The study was a double blind randomized placebo-controlled study using 54 patients (age 18-70) who had chronic tendinopathy 2-7 cm proximal to the Achilles tendon insertion (minimum of 2 months).  They were randomized and given PRP or a saline injection in addition to an eccentric training program.  Keep in mind recent research has indicated the efficacy of eccentric training to treat chronic tendon problems.

In this intervention, patients were given the injection with ultrasonagraphic guidance.  After the injection, theyw ere told to avoid sports for 4 weeks.  In week 2, they preformed a stretching program.  Then all participants began a 12 week eccentric exercise program.  Follow-up was done at 6, 12 and 24 weeks by one researcher, while another blinded researcher did the one-year follow-up.  Clinical and ultrasonagraphic follow-up was done at each interval.

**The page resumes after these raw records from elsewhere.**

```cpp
template <typename T, int TAPS>
__global__ __launch_bounds__(128) void k_prefix(FrameGeom g, TapTables t, int K, int M, int M2) {
    const int C = g.channels;
    const int samples_w = g.out_w * C;
    const int j = blockIdx.x * blockDim.x + threadIdx.x;
    const int frame = blockIdx.y;
    if (j >= samples_w) return;
    const uint8_t* in_f = g.in + (size_t)frame * g.in_frame_stride;
    uint8_t* out_f = g.out + (size_t)frame * g.out_frame_stride;

    extern __shared__ __attribute__((aligned(16))) uint8_t prefix_smem[];
    const int bw = blockDim.x;
    T* hs = (T*)prefix_smem;
    T* os = hs + (size_t)M2 * bw;
    const int tl = threadIdx.x;

    {
        const int xx = j / C, c = j - xx * C;
        const int first = t.h_first[xx];
        int idx[TAPS];
        double w[TAPS];
#pragma unroll
        for (int k = 0; k < TAPS; k++) {
            int i = first + k;
            i = i < 0 ? 0 : (i > g.in_w - 1 ? g.in_w - 1 : i);
            idx[k] = i * C + c;
            w[k] = t.h_w[(size_t)xx * TAPS + k];
        }
#pragma unroll 4
        for (int r = 0; r < M2; r++) {
            const T* row = (const T*)(in_f + (size_t)(r - g.in_row0) * g.in_pitch);
            T v[TAPS];
#pragma unroll
            for (int k = 0; k < TAPS; k++) v[k] = row[idx[k]];
            double sum = 0;
#pragma unroll
            for (int k = 0; k < TAPS; k++) sum += (double)v[k] * w[k];
            hs[r * bw + tl] = store_convert<T>(sum);
        }
    }
    for (int xx = M - 1; xx >= 0; xx--) {
        const int first = t.v_first[xx];
        const double* wv = t.v_w + (size_t)xx * TAPS;
        double sum = 0;
#pragma unroll
        for (int k = 0; k < TAPS; k++) {
            int i = first + k;
            i = i < 0 ? 0 : (i > g.in_h - 1 ? g.in_h - 1 : i);
            const T v = i > xx ? os[i * bw + tl] : hs[i * bw + tl];
            sum += (double)v * wv[k];
        }
        os[xx * bw + tl] = store_convert<T>(sum);
    }
    for (int xx = 0; xx < K; xx++) {
        if (xx < g.out_row0 || xx >= g.out_row0 + g.out_rows) continue;
        T* orow = (T*)(out_f + (size_t)(xx - g.out_row0) * g.out_pitch);
        orow[j] = os[xx * bw + tl];
    }
}

template <typename T, int TAPS>
__global__ __launch_bounds__(128) void k_prefix_stream(FrameGeom g, TapTables t, int K, int M) {
    constexpr int HR = 16, OR = 8, CH = 8;
    static_assert(TAPS <= 8 && CH + TAPS - 1 <= HR && TAPS / 2 + 1 <= OR, "ring sizes");
    const int C = g.channels;
    const int samples_w = g.out_w * C;
    const int j = blockIdx.x * blockDim.x + threadIdx.x;
    const int frame = blockIdx.y;
    if (j >= samples_w) return;
    const uint8_t* in_f = g.in + (size_t)frame * g.in_frame_stride;
    uint8_t* out_f = g.out + (size_t)frame * g.out_frame_stride;
    __shared__ T hs[HR][128];
    __shared__ T os[OR][128];
    const int tl = threadIdx.x;
    const int xx_h = j / C, c = j - xx_h * C;
    int idx[TAPS];
    double w[TAPS];
    {
        const int first = t.h_first[xx_h];
#pragma unroll
        for (int k = 0; k < TAPS; k++) {
            int i = first + k;
            i = i < 0 ? 0 : (i > g.in_w - 1 ? g.in_w - 1 : i);
            idx[k] = i * C + c;
            w[k] = t.h_w[(size_t)xx_h * TAPS + k];
        }
    }
    auto vfirst = [&](int xx) { return t.v_first[xx]; };
    int h_lo = vfirst(M - 1) + TAPS;
    if (h_lo > g.in_h) h_lo = g.in_h;
    for (int xx = M - 1; xx >= 0; xx--) {
        const int first = vfirst(xx);
        const int need = first < 0 ? 0 : first;
        while (h_lo > need) {
            const int r0 = h_lo - CH < 0 ? 0 : h_lo - CH;
            T v[CH][TAPS];
#pragma unroll
            for (int rr = 0; rr < CH; rr++) {
                const int r = r0 + rr < h_lo ? r0 + rr : h_lo - 1;
                const T* row = (const T*)(in_f + (size_t)(r - g.in_row0) * g.in_pitch);
#pragma unroll
                for (int k = 0; k < TAPS; k++) v[rr][k] = row[idx[k]];
            }
#pragma unroll
            for (int rr = 0; rr < CH; rr++) {
                if (r0 + rr >= h_lo) break;
                double sum = 0;
#pragma unroll
                for (int k = 0; k < TAPS; k++) sum += (double)v[rr][k] * w[k];
                hs[(r0 + rr) & (HR - 1)][tl] = store_convert<T>(sum);
            }
            h_lo = r0;
        }
        const double* wv = t.v_w + (size_t)xx * TAPS;
        double sum = 0;
#pragma unroll
        for (int k = 0; k < TAPS; k++) {
            int i = first + k;
            i = i < 0 ? 0 : (i > g.in_h - 1 ? g.in_h - 1 : i);
            const T v = i > xx ? os[i & (OR - 1)][tl] : hs[i & (HR - 1)][tl];
            sum += (double)v * wv[k];
        }
        const T o = store_convert<T>(sum);
        os[xx & (OR - 1)][tl] = o;
        if (xx < K && xx >= g.out_row0 && xx < g.out_row0 + g.out_rows)
            ((T*)(out_f + (size_t)(xx - g.out_row0) * g.out_pitch))[j] = o;
    }
}

constexpr int prefix_last_tap(int o, int S, int A) { return o / S + A; }
constexpr int prefix_K(int S, int A) {
    int k = 0;
    for (int o = 0; o < 4 * A * S + 8; o++)
        if (prefix_last_tap(o, S, A) > o) k = o + 1;
    return k;
}
constexpr int prefix_M(int S, int A) {
    int m = prefix_K(S, A);
    for (int o = 0; o < prefix_K(S, A); o++)
        if (prefix_last_tap(o, S, A) + 1 > m) m = prefix_last_tap(o, S, A) + 1;
    return m;
}
constexpr int prefix_M2(int S, int A) {
    int m2 = 0;
    for (int o = 0; o < prefix_M(S, A); o++)
        if (prefix_last_tap(o, S, A) + 1 > m2) m2 = prefix_last_tap(o, S, A) + 1;
    return m2;
}

template <typename T, int S, int A>
__global__ __launch_bounds__(128) void k_prefix_reg(FrameGeom g, TapTables t) {
    constexpr int TAPS = 2 * A, K = prefix_K(S, A), M = prefix_M(S, A), M2 = prefix_M2(S, A);
    const int C = g.channels;
    const int samples_w = g.out_w * C;
    const int j = blockIdx.x * blockDim.x + threadIdx.x;
    const int frame = blockIdx.y;
    if (j >= samples_w) return;
    const uint8_t* in_f = g.in + (size_t)frame * g.in_frame_stride;
    uint8_t* out_f = g.out + (size_t)frame * g.out_frame_stride;
    T hs[M2], os[M];
    {
        const int xx = j / C, c = j - xx * C;
        const int first = t.h_first[xx];
        int idx[TAPS];
        double w[TAPS];
#pragma unroll
        for (int k = 0; k < TAPS; k++) {
            int i = first + k;
            i = i < 0 ? 0 : (i > g.in_w - 1 ? g.in_w - 1 : i);
            idx[k] = i * C + c;
            w[k] = t.h_w[(size_t)xx * TAPS + k];
        }
#pragma unroll
        for (int r = 0; r < M2; r++) {
            const T* row = (const T*)(in_f + (size_t)r * g.in_pitch);
            T v[TAPS];
#pragma unroll
            for (int k = 0; k < TAPS; k++) v[k] = row[idx[k]];
            double sum = 0;
#pragma unroll
            for (int k = 0; k < TAPS; k++) sum += (double)v[k] * w[k];
            hs[r] = store_convert<T>(sum);
        }
    }
#pragma unroll
    for (int xx = M - 1; xx >= 0; xx--) {
        constexpr int dummy = 0;
        (void)dummy;
        const int first = xx / S - A + 1;
        const double* wv = t.v_w + (size_t)xx * TAPS;
        double sum = 0;
#pragma unroll
        for (int k = 0; k < TAPS; k++) {
            const int i = first + k < 0 ? 0 : first + k;
            const T v = i > xx ? os[i < M ? i : M - 1] : hs[i < M2 ? i : M2 - 1];
            sum += (double)v * wv[k];
        }
        os[xx] = store_convert<T>(sum);
    }
#pragma unroll
    for (int xx = 0; xx < K; xx++) {
        if (xx < g.out_row0 || xx >= g.out_row0 + g.out_rows) continue;
        T* orow = (T*)(out_f + (size_t)(xx - g.out_row0) * g.out_pitch);
        orow[j] = os[xx];
    }
}

}
```

### lanczos-hls_amd/csrc/lanczos_kernels_common.hpp

```cpp
#pragma once
#include <hip/hip_runtime.h>

#include <cstdint>

#ifndef LZ_STORE_AUX
#define LZ_STORE_AUX 18
#endif

namespace lz {

struct WgEntry {
    int frame, tx, m_b, m_e;
};

struct FrameGeom {
    const uint8_t* in;
    uint8_t* out;
    unsigned long long in_frame_stride, out_frame_stride;
    int in_pitch, out_pitch;
    int in_w, in_h, out_w, out_h;
    int channels, a;
    int in_row0, in_rows;
    int out_row0, out_rows;
    int skip_rows;
    int frames;
    unsigned long long* stamps;
    int n_main, wg_per_frame, prefix_blocks_per_frame, prefix_K, prefix_M, prefix_M2;
    int hls_bp;
    int debug_skip;
    const WgEntry* wg_tab;
    int wg_segs;
};
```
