template <int MODE, int CL, int BN, int TA, bool GROUPED, bool W8 = false>
__device__ __forceinline__ void tc_gemm_body(const CUtensorMap& map_a, const CUtensorMap* map_w_base, const TcGemmParams& p, const int32_t* plan,
                                             const MoeWeightScales* scales = nullptr) {
  static_assert(TA == 128 || CL == 1, "small-batch variant is single-CTA");
  static_assert(!W8 || CL == 1, "FP8 weights: single-CTA variant only");
  static_assert(!W8 || GROUPED || (MODE & EPI_WSCALE) != 0, "FP8 dense weights: the epilogue applies the row scales");
  using Cfg = TgCfg<BN, TA, W8>;
  constexpr int STAGES = Cfg::kStages, B_BYTES = Cfg::kBBytes, STAGE_BYTES = Cfg::kStageBytes, A_BYTES = Cfg::kABytes;
  extern __shared__ uint8_t smem_raw[];
  uint8_t* smem = reinterpret_cast<uint8_t*>((reinterpret_cast<uintptr_t>(smem_raw) + 1023) & ~(uintptr_t)1023);
  uint64_t* full = reinterpret_cast<uint64_t*>(smem + STAGES * STAGE_BYTES + Cfg::kSlack);
  uint64_t* empty = full + STAGES;
  uint64_t* raw = empty + STAGES;

  const int warp = threadIdx.x >> 5, lane = threadIdx.x & 31;
  const int rank = CL > 1 ? (int)cluster_ctarank() : 0;
  const int cta = (int)blockIdx.x / CL, n_cta = (int)gridDim.x / CL;
  const int num_m = GROUPED ? (CL > 1 ? plan[6] : plan[0]) : ((p.T + TG_BM - 1) / TG_BM + CL - 1) / CL;
  const int num_n = p.N / BN, num_tiles = num_m * num_n, num_k = p.K / TG_BK;
  const int32_t* tile_expert = GROUPED ? plan + MOE_PLAN_HEADER + (CL > 1 ? 2 * plan[2] : 0) : nullptr;
  const int32_t* tile_row0 = GROUPED ? tile_expert + plan[2] : nullptr;
  constexpr int kGM = CL > 1 ? 8 : 12, kGN = CL > 1 ? 9 : 12;
  auto tile_mn = [&](int tile, int& mu, int& nt) {
    if (num_m <= 16) {
      mu = tile % num_m;
      nt = tile / num_m;
      return;
    }
    const int per_row = kGN * num_m, rows_full = num_n / kGN;
    int nb, r, gn;
    if (tile < rows_full * per_row) {
      nb = tile / per_row;
      r = tile % per_row;
      gn = kGN;
    } else {
      nb = rows_full;
      r = tile - rows_full * per_row;
      gn = num_n - rows_full * kGN;
    }
    const int blk = kGM * gn, mb_full = num_m / kGM;
    int mblk, q, gm;
    if (r < mb_full * blk) {
      mblk = r / blk;
      q = r % blk;
      gm = kGM;
    } else {
      mblk = mb_full;
      q = r - mb_full * blk;
      gm = num_m - mb_full * kGM;
    }
    mu = mblk * kGM + q % gm;
    nt = nb * kGN + q / gm;
  };
  auto grouped_m0 = [&](int u, bool& store) {
    const int info = tile_row0[u];
    store = true;
    if (CL == 1) return info;
    const int row0 = info & (MOE_PAIR_SECOND - 1);
    if (rank == 0) return row0;
    store = (info & MOE_PAIR_SECOND) != 0;
    return store ? row0 + TG_BM : row0;
  };
  const CUtensorMap& map_w = *map_w_base;

  if (threadIdx.x == 0) {
    for (int i = 0; i < STAGES; ++i) {
      mbar_init(&full[i], W8 ? 1 + W8_CONVERTERS : 1);
      mbar_init(&empty[i], CL * Cfg::kWG);
      if (W8) mbar_init(&raw[i], 1);
    }
    asm volatile("fence.mbarrier_init.release.cluster;" ::: "memory");
    asm volatile("prefetch.tensormap [%0];" ::"l"(&map_a) : "memory");
    if (!GROUPED) asm volatile("prefetch.tensormap [%0];" ::"l"(&map_w) : "memory");
  }
  if (CL > 1)
    cluster_sync_all();
  else
    __syncthreads();

  if (warp == 0) {
    if (lane == 0) {
      uint32_t it = 0;
      for (int tile = cta; tile < num_tiles; tile += n_cta) {
        bool store_unused;
        int mu, nt;
        tile_mn(tile, mu, nt);
        const int m0 = GROUPED ? grouped_m0(mu, store_unused) : (mu * CL + rank) * TG_BM, n0 = nt * BN;
        const CUtensorMap* wmap = GROUPED ? map_w_base + tile_expert[mu] : map_w_base;
        for (int kb = 0; kb < num_k; ++kb, ++it) {
          const uint32_t s = it % STAGES, par = (it / STAGES) & 1;
          mbar_wait_quiet(&empty[s], par ^ 1);
          uint8_t* sa = smem + s * STAGE_BYTES;
          if constexpr (W8) {
            mbar_arrive_expect_tx(&full[s], A_BYTES);
            tma_load_2d(sa, &map_a, &full[s], kb * TG_BK, m0);
            mbar_arrive_expect_tx(&raw[s], Cfg::kRawBytes);
            tma_load_2d(sa + A_BYTES + B_BYTES, wmap, &raw[s], kb * TG_BK, n0);
            continue;
          }
          mbar_arrive_expect_tx(&full[s], STAGE_BYTES);
          tma_load_2d(sa, &map_a, &full[s], kb * TG_BK, m0);
          if (CL > 1)
            tma_load_2d_multicast(sa + A_BYTES + rank * (B_BYTES / CL), wmap, &full[s], kb * TG_BK, n0 + rank * (BN / CL),
                                  (uint16_t)((1u << CL) - 1));
          else
            tma_load_2d(sa + A_BYTES, wmap, &full[s], kb * TG_BK, n0);
        }
      }
    }
  } else if (W8 && warp < 4) {
    const int ct = (int)threadIdx.x - 32;
    uint32_t it = 0;
    for (int tile = cta; tile < num_tiles; tile += n_cta) {
      int mu, nt;
      tile_mn(tile, mu, nt);
      const float* srows = GROUPED ? scales->s[tile_expert[mu]] + nt * BN : nullptr;
      for (int kb = 0; kb < num_k; ++kb, ++it) {
        const uint32_t s = it % STAGES, par = (it / STAGES) & 1;
        mbar_wait_quiet(&raw[s], par);
        uint8_t* sa = smem + s * STAGE_BYTES;
        convert_w8_tile<BN, !GROUPED>(sa + A_BYTES + B_BYTES, sa + A_BYTES, srows, ct);
        mbar_arrive(&full[s]);
      }
    }
  } else if (warp >= 4) {
    const int wg = (warp >> 2) - 1, wt = (int)threadIdx.x & 127;
    const int row_in_tile = wg * 64 + ((warp & 3) << 4) + (lane >> 2);
    auto release = [&](uint32_t s) {
      if (wt == 0) {
        if (CL > 1) {
          for (uint32_t c = 0; c < (uint32_t)CL; ++c) mbar_arrive_cluster(&empty[s], c);
        } else {
          mbar_arrive(&empty[s]);
        }
      }
    };
    uint32_t it = 0;
    float acc[BN / 2];
    for (int tile = cta; tile < num_tiles; tile += n_cta) {
      bool store = true;
      int mu, nt;
      tile_mn(tile, mu, nt);
      const int m0 = GROUPED ? grouped_m0(mu, store) : (mu * CL + rank) * TG_BM, n0 = nt * BN;
      for (int kb = 0; kb < num_k; ++kb, ++it) {
        const uint32_t s = it % STAGES, par = (it / STAGES) & 1;
        mbar_wait_quiet(&full[s], par);
        const uint32_t a_addr = smem_u32(smem + s * STAGE_BYTES) + wg * 64 * TG_BK * 2;
        wgmma_kblock<BN>(acc, a_addr, smem_u32(smem + s * STAGE_BYTES) + A_BYTES, kb == 0);
        if (kb > 0) {
          wgmma_wait<1>();
          release((it - 1) % STAGES);
        }
      }
      wgmma_wait<0>();
      wgmma_fence_acc(acc);
      release((it - 1) % STAGES);
      const int limit = store ? min(p.T, m0 + TA) : 0;
      epi_fragment<MODE, BN>(p.epi, acc, m0 + row_in_tile, n0, lane, limit);
    }
  }
  if (CL > 1) cluster_sync_all();
}

template <int MODE, int CL, int BN, int TA = 128>
__global__ void __launch_bounds__(TgCfg<BN, TA>::kThreads, 1)
    gemm_wgmma_kernel(const __grid_constant__ CUtensorMap map_a, const __grid_constant__ CUtensorMap map_w, const TcGemmParams p) {
  tc_gemm_body<MODE, CL, BN, TA, false>(map_a, &map_w, p, nullptr);
}

template <int MODE, int CL, int BN, int TA>
__global__ void __launch_bounds__(TgCfg<BN, TA>::kThreads, 1)
    gemm_wgmma_grouped_kernel(const __grid_constant__ CUtensorMap map_a, const __grid_constant__ MoeWeightMaps maps_w, const TcGemmParams p,
                              const int32_t* __restrict__ plan) {
  tc_gemm_body<MODE, CL, BN, TA, true>(map_a, maps_w.m, p, plan);
}

template <int MODE, int BN, int TA>
__global__ void __launch_bounds__(TgCfg<BN, TA, true>::kThreads, 1)
    gemm_wgmma_fp8_kernel(const __grid_constant__ CUtensorMap map_a, const __grid_constant__ CUtensorMap map_w, const TcGemmParams p) {
  tc_gemm_body<MODE, 1, BN, TA, false, true>(map_a, &map_w, p, nullptr);
}

template <int MODE, int BN, int TA>
__global__ void __launch_bounds__(TgCfg<BN, TA, true>::kThreads, 1)
    gemm_wgmma_grouped_fp8_kernel(const __grid_constant__ CUtensorMap map_a, const __grid_constant__ MoeWeightMaps maps_w,
                                  const __grid_constant__ MoeWeightScales scales, const TcGemmParams p, const int32_t* __restrict__ plan) {
  tc_gemm_body<MODE, 1, BN, TA, true, true>(map_a, maps_w.m, p, plan, &scales);
}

At the 1 year follow-up, there was no clinical or sonagraphic benefit of PRP. This matches the findings at 6 months as well.  One other radnomized studly looking at tennis elbow did find a statistical significance when they compared PRP to a corticosteroid injection at 1 year, instead of a placebo injection.  Another key factor or difference is one area is load bearing and the other is not.

In reviewing this study, it should be noted that not only was pain reduction not statistically greater, nor was there any added positive tendon structure changes noted using the PRP.  With that said, the looming issue with this treatment intervention is that variables like platelet count, injected volume. number of injections, preactivation and the presence of leukocytes are not always the same across studies, and they were not determined within this study either.

The takeaway here is that there appears to be no added benefit from PRP with chronic Achilles tendinits.  However, there is no known negative side effect associated with trying it either.  I think the hardest part is scaling back activity and being patient enough to overcome these injuries.  In my experience, they often require soft tissue massage, rolling, stretching, eccentric loading, relative rest, and a very specific return-to-activity plan based 100% on the tissue and pain response of the patient.

Time and future research will continue to tell us more about PRP.  I think we may find that different growth factors and treatment options may evolve that do in fact speed regeneration and healing.